Remote RN – Utilization Management – Behavioral Health
Job Overview
- Clinical License RN
- State(s) Nationwide
Requirements and responsibilities
Duration: 4 plus month with possible extension
Location: Fully Remote
Pay Range: $35- 40.00/hr
Review clinical information and apply medical necessity criteria, clinical guidelines, policies, and professional judgment to render coverage determinations and discharge planning decisions.
• Analyze medical records and clinical data to ensure services align with evidence-based standards and quality benchmarks.
• Coordinate and communicate with healthcare providers, internal teams, and external stakeholders to facilitate timely, appropriate care and authorization decisions.
• Conduct concurrent reviews to monitor ongoing inpatient or outpatient treatment and support continuity of care.
• Identify members who may benefit from care management programs and facilitate appropriate referrals.
• Provide urgent or emergent clinical interventions when required, including triage and crisis support.
Educate providers, under appropriate supervision, on utilization management processes, documentation requirements, and applicable guidelines.

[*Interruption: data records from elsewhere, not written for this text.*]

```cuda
int attn_wgmma_fwd(const AttnArgs& a, cudaStream_t st) {
  CUtensorMap mQ, mK, mV;
  if (int e = head_map(&mQ, a.Q, a, a.N, a.ldq, a.q_bs, 128)) return e;
  if (int e = head_map(&mK, a.K, a, a.M, a.ldk, a.k_bs, 128)) return e;
  if (int e = head_map(&mV, a.V, a, a.M, a.ldv, a.v_bs, 128)) return e;
  E4T_CHECK(a.ldo % 2 == 0 && a.o_bs % 2 == 0, "attention (wgmma): output strides must be even");
  const size_t smem = a.dh == 40 ? FwdSmem<40>::bytes : a.dh == 64 ? FwdSmem<64>::bytes : FwdSmem<80>::bytes;
  auto kernel = a.dh == 40   ? attn_wgmma_fwd_kernel<40>
                : a.dh == 64 ? attn_wgmma_fwd_kernel<64>
                             : attn_wgmma_fwd_kernel<80>;
  E4T_CUDA(cudaFuncSetAttribute(kernel, cudaFuncAttributeMaxDynamicSharedMemorySize, (int)smem));
  kernel<<<dim3(a.N / 128, a.H, a.B), kWgThreads, smem, st>>>(mQ, mK, mV, a);
  E4T_COUNT_LAUNCH();
  E4T_LAUNCH_CHECK();
  return 0;
}

int attn_wgmma_bwd(const AttnArgs& a, cudaStream_t st) {
  CUtensorMap mQ, mK, mV, mdO, mdQ;
  if (int e = head_map(&mQ, a.Q, a, a.N, a.ldq, a.q_bs, 64)) return e;
  if (int e = head_map(&mK, a.K, a, a.M, a.ldk, a.k_bs, 128)) return e;
  if (int e = head_map(&mV, a.V, a, a.M, a.ldv, a.v_bs, 128)) return e;
  if (int e = head_map(&mdO, a.dO, a, a.N, a.lddo, a.do_bs, 64)) return e;
  {
    const uint64_t C = (uint64_t)a.H * a.dh;
    const uint64_t dims[3] = {C, (uint64_t)a.N, (uint64_t)a.B};
    const uint64_t str[2] = {C * 4, (uint64_t)a.N * C * 4};
    const uint32_t box[3] = {(uint32_t)a.dh, 64, 1};
    E4T_CHECK(((uintptr_t)a.dQacc & 15) == 0 && ((uintptr_t)a.LSE & 15) == 0 && ((uintptr_t)a.Dv & 15) == 0,
              "attention (wgmma): LSE, D and dQ scratch must be 16-byte aligned");
    if (int e = e4t_tmap_encode(&mdQ, a.dQacc, 3, dims, str, box, 4, 0)) return e;
  }
  E4T_CHECK(a.lddk % 2 == 0 && a.dk_bs % 2 == 0 && a.lddv % 2 == 0 && a.dv_bs % 2 == 0,
            "attention (wgmma): gradient strides must be even");
  const size_t smem = a.dh == 40 ? BwdSmem<40>::bytes : a.dh == 64 ? BwdSmem<64>::bytes : BwdSmem<80>::bytes;
  auto kernel = a.dh == 40   ? attn_wgmma_bwd_kernel<40>
                : a.dh == 64 ? attn_wgmma_bwd_kernel<64>
                             : attn_wgmma_bwd_kernel<80>;
  E4T_CUDA(cudaFuncSetAttribute(kernel, cudaFuncAttributeMaxDynamicSharedMemorySize, (int)smem));
  kernel<<<dim3(a.M / 128, a.H, a.B), kWgThreads, smem, st>>>(mQ, mK, mV, mdO, mdQ, a);
  E4T_COUNT_LAUNCH();
  E4T_LAUNCH_CHECK();
  return 0;
}
```

e4t-diffusion_b200/csrc/common.cuh:

```cuda
#pragma once
#include <cuda.h>
#include <cuda_runtime.h>
#include <cuda_bf16.h>
#include <stdint.h>
#include <stdio.h>
#include <string.h>

typedef __nv_bfloat16 bf16;

extern thread_local char g_e4t_err[512];
int e4t_set_error(const char* fmt, ...);

#define E4T_CHECK(cond, ...)                                   \
  do {                                                         \
    if (!(cond)) return e4t_set_error(__VA_ARGS__);            \
  } while (0)

#define E4T_CUDA(call)                                                                  \
  do {                                                                                  \
    cudaError_t _e = (call);                                                            \
    if (_e != cudaSuccess)                                                              \
      return e4t_set_error("%s:%d CUDA error %s: %s", __FILE__, __LINE__, #call,        \
                           cudaGetErrorString(_e));                                     \
  } while (0)
// ... 76 lines not shown
  asm volatile(
      "cp.async.bulk.tensor.2d.shared::cluster.global.mbarrier::complete_tx::bytes [%0], [%1, {%3, %4}], [%2];"
      ::"r"(smem_u32(smem)), "l"(reinterpret_cast<uint64_t>(m)), "r"(smem_u32(bar)), "r"(c0), "r"(c1)
      : "memory");
}
__device__ __forceinline__ void tma_load_3d(void* smem, const CUtensorMap* m, uint64_t* bar, int c0, int c1,
                                            int c2) {
  asm volatile(
      "cp.async.bulk.tensor.3d.shared::cluster.global.mbarrier::complete_tx::bytes [%0], [%1, {%3, %4, %5}], [%2];"
      ::"r"(smem_u32(smem)), "l"(reinterpret_cast<uint64_t>(m)), "r"(smem_u32(bar)), "r"(c0), "r"(c1), "r"(c2)
      : "memory");
}
__device__ __forceinline__ void tma_load_4d(void* smem, const CUtensorMap* m, uint64_t* bar, int c0, int c1,
                                            int c2, int c3) {
  asm volatile(
      "cp.async.bulk.tensor.4d.shared::cluster.global.mbarrier::complete_tx::bytes [%0], [%1, {%3, %4, %5, %6}], "
      "[%2];" ::"r"(smem_u32(smem)),
      "l"(reinterpret_cast<uint64_t>(m)), "r"(smem_u32(bar)), "r"(c0), "r"(c1), "r"(c2), "r"(c3)
      : "memory");
}
__device__ __forceinline__ void tma_load_im2col_4d(void* smem, const CUtensorMap* m, uint64_t* bar, int c, int w,
                                                   int h, int n, int off_w, int off_h) {
  asm volatile(
      "cp.async.bulk.tensor.4d.shared::cluster.global.im2col.mbarrier::complete_tx::bytes [%0], [%1, {%3, %4, %5, "
      "%6}], [%2], {%7, %8};" ::"r"(smem_u32(smem)),
      "l"(reinterpret_cast<uint64_t>(m)), "r"(smem_u32(bar)), "r"(c), "r"(w), "r"(h), "r"(n),
      "h"((uint16_t)off_w), "h"((uint16_t)off_h)
      : "memory");
}
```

Standard schedule: Monday–Friday, 8:00 AM–5:00 PM Arizona time.
• Occasional holiday or weekend coverage required through rotation.
1. Behavioral Health Utilization Management
Ability to review clinical information, apply medical necessity guidelines, and make UM decisions (initial, concurrent, and discharge planning).
Includes strong discharge planning skills to support safe, appropriate transitions of care.
2. Clinical Assessment & Critical Thinking
Skilled in evaluating clinical needs, reviewing records, and making sound decisions that balance quality, cost, and member-centered care.
Must have a strong understanding of community behavioral health resources to support referrals and continuity of care.